И в ответ ему сотня голосов закидала надрывно:
— Мы пощадим!
— Мы знаем!
— Пощадите нас!
— Пощадим!
— Пощадим!
Куда исчезли запретительные надписи, параграфы, разделы и пункты? Кто попрятал четко урисованные дощечки с постановлениями, приказами и выписками из правил?
В коридоры, пронизанные сиянием начищенного бетона, белых потолков и стен, ворвались женщины в черном. С ними влетело в палаты и залы уличное беснованье, и впереди них, над ними, удесятеренные простором коридоров, неслись слезные вопли Марты Бирман:
— Я по-о-мню, Альберт!

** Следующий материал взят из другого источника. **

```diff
+    #pragma unroll 1
+    for (u32 c = warp; c < GROUP; c += PLAN_WARPS) {
+        if (!S.live[c]) continue;
+        u32 const b = b0 + c;
+        u32 const n = block_len(g, b);
+        Plan& P = plans[b];
+        u64 const hs = S.res[c];
+        if (is_err(hs)) FSEB_FINAL(hs);
+        if (hs + 12 >= n) FSEB_FINAL(0);
+        u64 const capLeft = cap - hs;
+        if (capLeft < 6 + 1 + 1 + 1 + 8 || n < 12) FSEB_FINAL(0);
+        u32 const msv = S.msv[c];
+        u32 cell[8];
+        #pragma unroll
+        for (u32 i = 0; i < 8; i++) cell[i] = (i * 32 + lane <= msv) ? S.nd[CT_ROW + i * 32 + lane][c] : 0u;
+        u32 bits[4];
+        #pragma unroll
+        for (int k = 0; k < 4; k++) {
+            u32 acc = 0;
+            #pragma unroll
+            for (u32 i = 0; i < 8; i++) acc += (u32)P.segCount[k][i * 32 + lane] * (cell[i] >> 16);
+            #pragma unroll
+            for (int dlt = 16; dlt; dlt >>= 1) acc += __shfl_xor_sync(FULL, acc, dlt);
+            bits[k] = acc;
+        }
+        u64 op = 6; bool fits = true;
+        u32 offs[4], lens[4];
+        #pragma unroll
+        for (int t = 0; t < 4; t++) {
+            u64 const capk = capLeft - op;
+            u64 const tot = (u64)bits[t] + 1;
+            if (fits && (capk <= 8 || (tot >> 3) >= capk - 8)) fits = false;
+            offs[t] = (u32)(hs + op); lens[t] = (u32)((tot + 7) >> 3);
+            op += lens[t];
+        }
+        u64 const total = hs + op;
+        if (!fits || total >= (u64)n - 1) FSEB_FINAL(0);
+        #pragma unroll
+        for (u32 i = 0; i < 8; i++) P.ctable[i * 32 + lane] = cell[i];
+        const u8* const hdr = reinterpret_cast<const u8*>(&S.nd[0][0] + c * HDR_STRIDE);
+        for (u32 i = lane; i < (u32)hs; i += 32) P.header[i] = hdr[i];
+        if (lane < 4) { P.streamOff[lane] = offs[lane]; P.streamBytes[lane] = lens[lane]; }
+        if (lane == 0) { P.hSize = (u32)hs; P.state = 0; P.total = (u32)total; csizes[b] = total; }
+    }
 #undef FSEB_FINAL
 }
 
@@ -493,10 +583,8 @@
         plans = (hufe::Plan*)hit->p;
     }
     if (e != cudaSuccess) return e;
-    static int serialHeader = -1;
-    if (serialHeader < 0) { const char* const v = getenv("FSEB200_HUF_SERIAL_HEADER"); serialHeader = (v && atoi(v) == 1) ? 1 : 0; }
     static u32 const subBatch = [] { const char* const v = getenv("FSEB200_HUF_ENC_SUBBATCH"); long n = v ? atol(v) : 0; return (u32)(n < 0 ? 0 : n); }();
-    size_t const smem = sizeof(hufe::PlanWarp) * hufe::PLAN_WARPS;
+    size_t const smem = sizeof(hufe::PlanCta);
     static SmemOptIn optin;
     e = optin.ensure(hufe::huf_plan_kernel, current_device(), (int)smem);
     if (e != cudaSuccess) return e;
@@ -508,8 +596,8 @@
         u64 const span = (u64)gs.nBlocks * g.blockSize;
         gs.total = (g.total - off < span) ? g.total - off : span;
         u8* const cb = (u8*)cbuf + (u64)b0 * g.slot; const u8* const sp = (const u8*)src + off;
-        unsigned const grid = (gs.nBlocks + hufe::PLAN_WARPS - 1) / hufe::PLAN_WARPS;
-        hufe::huf_plan_kernel<<<grid, 32 * hufe::PLAN_WARPS, smem, stream>>>(gs, cb, csizes + b0, sp, msv, tlog, plans + b0, serialHeader);
+        unsigned const grid = (gs.nBlocks + hufe::GROUP - 1) / hufe::GROUP;
+        hufe::huf_plan_kernel<<<grid, 32 * hufe::PLAN_WARPS, smem, stream>>>(gs, cb, csizes + b0, sp, msv, tlog, plans + b0);
         hufe::huf_emit_kernel<<<gs.nBlocks, hufe::THREADS, 0, stream>>>(gs, cb, sp, plans + b0, nullptr);
     }
     e = cudaGetLastError();
```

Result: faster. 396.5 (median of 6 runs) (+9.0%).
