template <int NV, int NC>
TSIDB_DEV int as_solve2(const DevConst& C, const ASCtx& S, const LaneConst& K, int lane, int mask, double c1c2, double trH,
                        double R_norm, int& iters_out, uint64_t* act_words, double& lam_out, int& lam_row_out) {
  typedef AL<NV, NC> LA;
  constexpr int nv = NV, na = NV - 6, n = LA::n, m = LA::m, ldj = LA::ldj;
  double* J2 = S.J2;
  double* x = S.x;
  double* wr = S.wr;
  double* Rp = S.Rp;
  double* np = S.np;
  double* dd = S.dd;
  iters_out = 0;
  act_words[0] = act_words[1] = act_words[2] = 0;
  if (lane < 2) dd[m + lane] = 0.0;

  const int nin_ref = C.nin_ref_fixed + 34 * NC;
  const double psi_thresh = (double)nin_ref * TS_EPS * c1c2 * 100.0;
  const int bit_f = 34 * (lane >> 4) + 17 + (lane & 15);
  const int bit_n = 34 * ((lane & 3) >> 1) + ((lane & 1) ? 33 : 16);
  const int bit_a = 68 + lane;
  const int bit_j = 68 + 2 * na + 6 + lane;
  const bool has0 = lane < n, has1 = lane + 32 < n;
  double xr0 = has0 ? x[lane] : 0.0, xr1 = has1 ? x[lane + 32] : 0.0;
  double xo0 = xr0, xo1 = xr1;
  double ur = 0.0, uo = 0.0, irl = 0.0;
  int Ar = 0, Ao = 0;
  int iq = 0, iter = 0, status = ST_OPTIMAL;
  unsigned actbits = 0;
  unsigned exclbits = 0;

  for (;;) {
    iter++;
    if (iter >= C.max_iter) { status = ST_MAX_ITER; break; }
    const double nf = wrench_of(nv, K, x, mask, wr, lane);
    __syncwarp();
    double c0 = TS_INF, c1 = TS_INF, c2 = TS_INF, c3 = TS_INF;
    int side2 = 0, side3 = 0;
    {
      const int f = lane >> 4, c = (lane & 15) >> 2;
      if ((mask >> f) & 1) {
        const double* ff = x + fvar0(nv, mask, f) + 3 * c;
        c0 = -(K.fric[0] * ff[0] + K.fric[1] * ff[1] + K.fric[2] * ff[2]);
      }
    }
    if (lane >= NRM_LANE0 && lane < NRM_LANE0 + 4) {
      const int f = (lane - NRM_LANE0) >> 1, side = lane & 1;
      if ((mask >> f) & 1) c1 = side ? (C.fmax - nf) : (nf - C.fmin);
    }
    if (lane < na) {
      if (C.use_tb) {
        const double2* Mr = reinterpret_cast<const double2*>(S.Ma + lane * SA_LDM);
        const double2* x2 = reinterpret_cast<const double2*>(x);
        double t0 = S.nle_a[lane], t1 = 0.0, t2 = 0.0, t3 = 0.0;
#pragma unroll
        for (int j = 0; j + 1 < nv / 2; j += 2) {
          const double2 m0 = Mr[j], m1 = Mr[j + 1], x0 = x2[j], x1 = x2[j + 1];
          t0 += m0.x * x0.x; t1 += m0.y * x0.y; t2 += m1.x * x1.x; t3 += m1.y * x1.y;
        }
        if ((nv / 2) & 1) { const double2 m0 = Mr[nv / 2 - 1], x0 = x2[nv / 2 - 1]; t0 += m0.x * x0.x; t1 += m0.y * x0.y; }
        double u0 = 0.0, u1 = 0.0, u2 = 0.0;
        const double* wb = wr + S.wro;
#pragma unroll
        for (int q = 0; q < 6 * NC; q += 3) {
          u0 += S.JFa[q * SA_LDJA + lane] * wb[q];
          u1 += S.JFa[(q + 1) * SA_LDJA + lane] * wb[q + 1];
          u2 += S.JFa[(q + 2) * SA_LDJA + lane] * wb[q + 2];
        }
        const double t = ((t0 + t1) + (t2 + t3)) - ((u0 + u1) + u2);
        const double slo = t - K.tmin, sup = K.tmax - t;
        side2 = sup < slo;
        c2 = side2 ? sup : slo;
      }
      if (C.use_jb) {
        const double xv = x[6 + lane];
        const double slo = xv - K.lb, sup = K.ub - xv;
        side3 = sup < slo;
        c3 = side3 ? sup : slo;
      }
    }
    double part = (c0 < 0.0) ? c0 : 0.0;
    part += (c1 < 0.0) ? c1 : 0.0;
    part += (c2 < 0.0) ? c2 : 0.0;
    part += (c3 < 0.0) ? c3 : 0.0;
    exclbits = 0;
    double best;
    int bslot, bbit;
    auto pick = [&]() {
      best = 0.0; bslot = -1; bbit = 1 << 30;
      const unsigned blocked = actbits | exclbits;
      auto consider = [&](double val, int slot, int bit) {
        if (val < 0.0 && !((blocked >> slot) & 1u) && (val < best || (val == best && bit < bbit))) { best = val; bslot = slot; bbit = bit; }
      };
      consider(c0, 0, bit_f);
      consider(c1, 1, bit_n);
      consider(c2, 2 + side2, bit_a + side2 * na);
      consider(c3, 4 + side3, bit_j + side3 * nv);
    };
    pick();
    int src = warp_argmin_fast(best, bslot >= 0, bbit);
    const double psi = warp_sum(part);
    if (fabs(psi) <= psi_thresh) { status = ST_OPTIMAL; break; }
    xo0 = xr0; xo1 = xr1; uo = ur; Ao = Ar;
    bool done = false, restart_l1 = false, first_pick = true;
    for (;;) {
      if (!first_pick) {
        pick();
        src = warp_argmin_fast(best, bslot >= 0, bbit);
      }
      first_pick = false;
      if (src < 0) { status = ST_OPTIMAL; done = true; break; }
      const int ip_slot = __shfl_sync(FULL, bslot, src);
      const int ip = cid_of(na, src, ip_slot);
      double s_ip = shfl(best, src);
      const bool dense_row = (ip_slot == 2 || ip_slot == 3);
#ifdef TSIDB_EMU_TRACE
      if (lane == 0) printf("[emu] iter %d pick bit %d s=%.17g iq=%d\n", iter, cid_bit(na, nv, ip), s_ip, iq);
#endif
      if (dense_row) { actuation_normal(C, S, ip, mask, n, np, lane); __syncwarp(); }
      double up = 0.0;
      for (;;) {
        double dl = 0.0;
        if (lane < m) dl = row_dot_col(C, S, ip, mask, n, lane, np);
        if (lane < m) dd[lane] = (lane >= iq) ? dl : 0.0;
        __syncwarp();
        double z0 = 0.0, z1 = 0.0;
        const double2* Jr0 = reinterpret_cast<const double2*>(J2 + (has0 ? lane : 0) * ldj);
        const double2* Jr1 = reinterpret_cast<const double2*>(J2 + (has1 ? lane + 32 : 0) * ldj);
        if (iq < m) {
          const int cb = iq >> 1;
          constexpr int ce = (m + 1) >> 1;
          const double2* d2 = reinterpret_cast<const double2*>(dd);
          double a0 = 0.0, a1 = 0.0, b0 = 0.0, b1 = 0.0, a2 = 0.0, a3 = 0.0, b2 = 0.0, b3 = 0.0;
#define TSIDB_ZPAIR(c)                                                                       \
  if ((c) < ce) {                                                                            \
    const double2 j0 = Jr0[c], j1 = Jr1[c], dv = d2[c];                                      \
    if ((c) & 1) { a2 += j0.x * dv.x; a3 += j0.y * dv.y; b2 += j1.x * dv.x; b3 += j1.y * dv.y; } \
    else { a0 += j0.x * dv.x; a1 += j0.y * dv.y; b0 += j1.x * dv.x; b1 += j1.y * dv.y; }     \
  }
#define TSIDB_ZSEG(s) if (cb < 4 * (s) + 4 && 4 * (s) < ce) { TSIDB_ZPAIR(4 * (s)) TSIDB_ZPAIR(4 * (s) + 1) TSIDB_ZPAIR(4 * (s) + 2) TSIDB_ZPAIR(4 * (s) + 3) }
          TSIDB_ZSEG(0) TSIDB_ZSEG(1) TSIDB_ZSEG(2) TSIDB_ZSEG(3)
#undef TSIDB_ZSEG
#undef TSIDB_ZPAIR
          static_assert(ce <= 16, "four segments of four column pairs");
          z0 = has0 ? (a0 + a1) + (a2 + a3) : 0.0;
          z1 = has1 ? (b0 + b1) + (b2 + b3) : 0.0;
        }
        double rl;
        {
          double accv = dl * irl;
          const double* col = Rp + (iq - 1) * iq / 2 + lane;
          for (int i = iq - 1; i > 0; i--) {
            const double ri = shfl(accv, i);
            if (lane < i) accv -= (col[0] * irl) * ri;
            col -= i;
          }
          rl = accv;
        }
        double t1 = TS_INF;
        const bool t1_valid = lane < iq && rl > 0.0;
        if (t1_valid) t1 = ur / rl;
        const int lpos = (__ballot_sync(FULL, t1_valid) != 0u) ? warp_argmin_fast(t1, t1_valid, lane) : -1;
        t1 = (lpos >= 0) ? shfl(t1, lpos) : TS_INF;
        const double d2sum = warp_sum((lane >= iq && lane < m) ? dl * dl : 0.0);
        bool z_nonzero = d2sum > 64.0 * TS_EPS * trH;
        if (!z_nonzero) z_nonzero = fabs(warp_sum(z0 * z0 + z1 * z1)) > TS_EPS;
        const double t2 = z_nonzero ? (-s_ip / d2sum) : TS_INF;
        const double t = fmin(t1, t2);
#ifdef TSIDB_EMU_TRACE
        if (lane == 0) printf("[emu]   t1=%.17g (pos %d) t2=%.17g znp=%.6g\n", t1, lpos, t2, d2sum);
#endif
        if (t >= TS_INF) { status = ST_INFEASIBLE; done = true; break; }
        if (lane < iq) ur -= t * rl;
        up += t;
        if (t2 < TS_INF) {
          xr0 += t * z0;
          xr1 += t * z1;
          if (has0) x[lane] = xr0;
          if (has1) x[lane + 32] = xr1;
        }
        if (t2 < TS_INF && t == t2) {
          bool degenerate = true;
          if (iq < m) {
            const double nrm = sqrt(d2sum);
            const double d0 = shfl(dl, iq);
            const double beta = (d0 >= 0.0) ? -nrm : nrm;
            degenerate = !(fabs(beta) > TS_EPS * R_norm);
            if (!degenerate) {
              const double rho = 1.0 / (beta * (d0 - beta));
              if (lane == iq) dd[iq] = d0 - beta;
              const double w0 = has0 ? -rho * (z0 - beta * J2[lane * ldj + iq]) : 0.0;
              const double w1 = has1 ? -rho * (z1 - beta * J2[(lane + 32) * ldj + iq]) : 0.0;
              __syncwarp();
              {
                const int cb = iq >> 1;
                constexpr int ce = (m + 1) >> 1;
                const double2* v2 = reinterpret_cast<const double2*>(dd);
                double2* W0 = const_cast<double2*>(Jr0);
                double2* W1 = const_cast<double2*>(Jr1);
#define TSIDB_HSEG(s)                                                                                          \
  if (cb < 4 * (s) + 4 && 4 * (s) < ce) {                                                                      \
    constexpr int c_ = 4 * (s);                                                                                \
    double2 vq[4], p0[4], p1[4];                                                                               \
    _Pragma("unroll") for (int k = 0; k < 4; k++) if (c_ + k < ce) { vq[k] = v2[c_ + k]; p0[k] = Jr0[c_ + k]; p1[k] = Jr1[c_ + k]; } \
    _Pragma("unroll") for (int k = 0; k < 4; k++) if (c_ + k < ce) {                                           \
      p0[k].x -= w0 * vq[k].x; p0[k].y -= w0 * vq[k].y; p1[k].x -= w1 * vq[k].x; p1[k].y -= w1 * vq[k].y;       \
    }                                                                                                          \
    _Pragma("unroll") for (int k = 0; k < 4; k++) if (c_ + k < ce) { if (has0) W0[c_ + k] = p0[k]; if (has1) W1[c_ + k] = p1[k]; } \
  }
                TSIDB_HSEG(0) TSIDB_HSEG(1) TSIDB_HSEG(2) TSIDB_HSEG(3)
#undef TSIDB_HSEG
              }
              if (lane < iq) Rp[iq * (iq + 1) / 2 + lane] = dl;
              if (lane == iq) { Rp[iq * (iq + 1) / 2 + iq] = beta; irl = rho * (d0 - beta); ur = up; Ar = ip; }
              R_norm = fmax(R_norm, fabs(beta));
              if (lane == src) actbits |= 1u << ip_slot;
              iq++;
              __syncwarp();
            }
          }
#ifdef TSIDB_EMU_TRACE
          if (lane == 0) printf("[emu]   add -> %s Rnorm=%.6g\n", degenerate ? "DEGENERATE" : "ok", R_norm);
#endif
          if (degenerate) {
            if (lane == src) exclbits |= 1u << ip_slot;
            actbits = 0;
            if (lane < iq) { Ar = Ao; ur = uo; }
            xr0 = xo0; xr1 = xo1;
            if (has0) x[lane] = xr0;
            if (has1) x[lane + 32] = xr1;
            __syncwarp();
            for (int i = 0; i < iq; i++) {
// ... 204 lines not shown
    const double2* s0 = reinterpret_cast<const double2*>(sm + SM_oH);
    double2* d0 = reinterpret_cast<double2*>(eimg + SE_oH);
    for (int k = lane; k < (702 + TSIDB_NX) / 2; k += 32) d0[k] = s0[k];
    const double2* s1 = reinterpret_cast<const double2*>(sm + SM_oJF);
    double2* d1 = reinterpret_cast<double2*>(eimg + SE_oJF);
    for (int k = lane; k < 312 / 2; k += 32) d1[k] = s1[k];
  } else if (lane == 0) {
    asm volatile("fence.proxy.async.shared::cta;" ::: "memory");
    bulk_store(eimg + SE_oH, sm + SM_oH, (702 + TSIDB_NX) * sizeof(double));
    bulk_store(eimg + SE_oJF, sm + SM_oJF, 312 * sizeof(double));
    bulk_store_commit();
  }
#else
  for (int k = lane; k < 702; k += 32) eimg[SE_oH + k] = sm[SM_oH + k];
  for (int k = lane; k < TSIDB_NX; k += 32) eimg[SE_oG + k] = sm[SM_oGv + k];
  for (int k = lane; k < 312; k += 32) eimg[SE_oJF + k] = sm[SM_oJF + k];
#endif
  if (lane < 8) eimg[SE_oNle + lane] = (lane < 6) ? sm[SM_oNle + lane] : 0.0;
  if (lane < 12) eimg[SE_oBm + lane] = sm[SM_oBv + BV_MOT + lane];
  if (lane < 2) eimg[SE_oSc + lane] = (lane == 0) ? (double)mask : 0.0;
  __syncwarp();
}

Я помню!
И потом:
— Вот здесь лежал мой муж, мой муж, женщины!
И снова:
— Я по-мню, Альберт, я помню!
Тогда емкие мужские голоса замешались в стенания женщин:
— Вынесите нас на улицу!
— Покажите нас людям!
— Несите меня в кресле — пусть посмотрят, что такое война! Вот, вот, смотрите, что такое война!
— Возьмите всех, кого можно поднять с постели!
И какой-то обмотанный бинтами чурбан гулко орал сквозь черную дыру, зиявшую в марле там, где мог быть рот:
— Покажите меня, я умею ходить! Покажите меня, я хожу!
В распахнутых халатах, в бинтах, бандажах, с гипсовыми перевязками, на клюках и палках раненые ковыляли и прыгали из палаты в палату, созывая:
— Кто может — на площадь, в город!
— Кто может — поднимайся!
А из палат отвечали этому зову немолчные стоны и проклятья.
И вот толпа женщин с визгом и воем подняла над головами кресло и двинулась к выходу. В кресле на подушке полулежал человек с толсто забинтованным задом. Подножка кресла была открыта и пуста. Левая рука калеки висела привязанной за шею. Правой он слабо помахивал, то показывая на свое утолщенное перевязкой туловище, то грозя кому-то в пространство.
Перед фасадом больницы шествие долго колебалось, обрастая толпой. Женщины выкатывали на улицу кресла, коляски, стулья, усаживали в них раненых, и раненые размахивали костылями и что-то выкрикивали неслышными хрипами. Молодой солдат, скинув с одного плеча мундир, поднял поблескивавшую никелем и лаком руку, и следом за ним раненые, державшиеся без помощи женщин, заголили стальные, картонные, кожаные руки, и патенты заторкали, заскрипели, заныли своими пружинами и рычагами.
И тогда толпа взвыла неистовым разноголосым воем и, подняв на плечи калек, с креслами, стульями, носилками и протезами в руках, тронулась по аллее Бисмарка и дальше — по улице мимо кладбища, и дальше — на площадь ратуши.
И впереди толпы, со взмытой ветром креповой вуалью, как с флагом, шествовала вдова кавалера Железного креста Марта Бирман из Тейфельсмюле.
Это был странный день.
«Утренняя газета Бишофсберга» неожиданно утратила присущее ей красноречие и с большим трудом, как сильно заикающийся человек, пробормотала что-то о волнениях в имперской столице. Редактор жарко высказывался за необходимость повышения почтового тарифа, и фельетонист описывал героическую защиту Камеруна колониальными войсками. Весь остаток номера был заполнен божественными пустяками.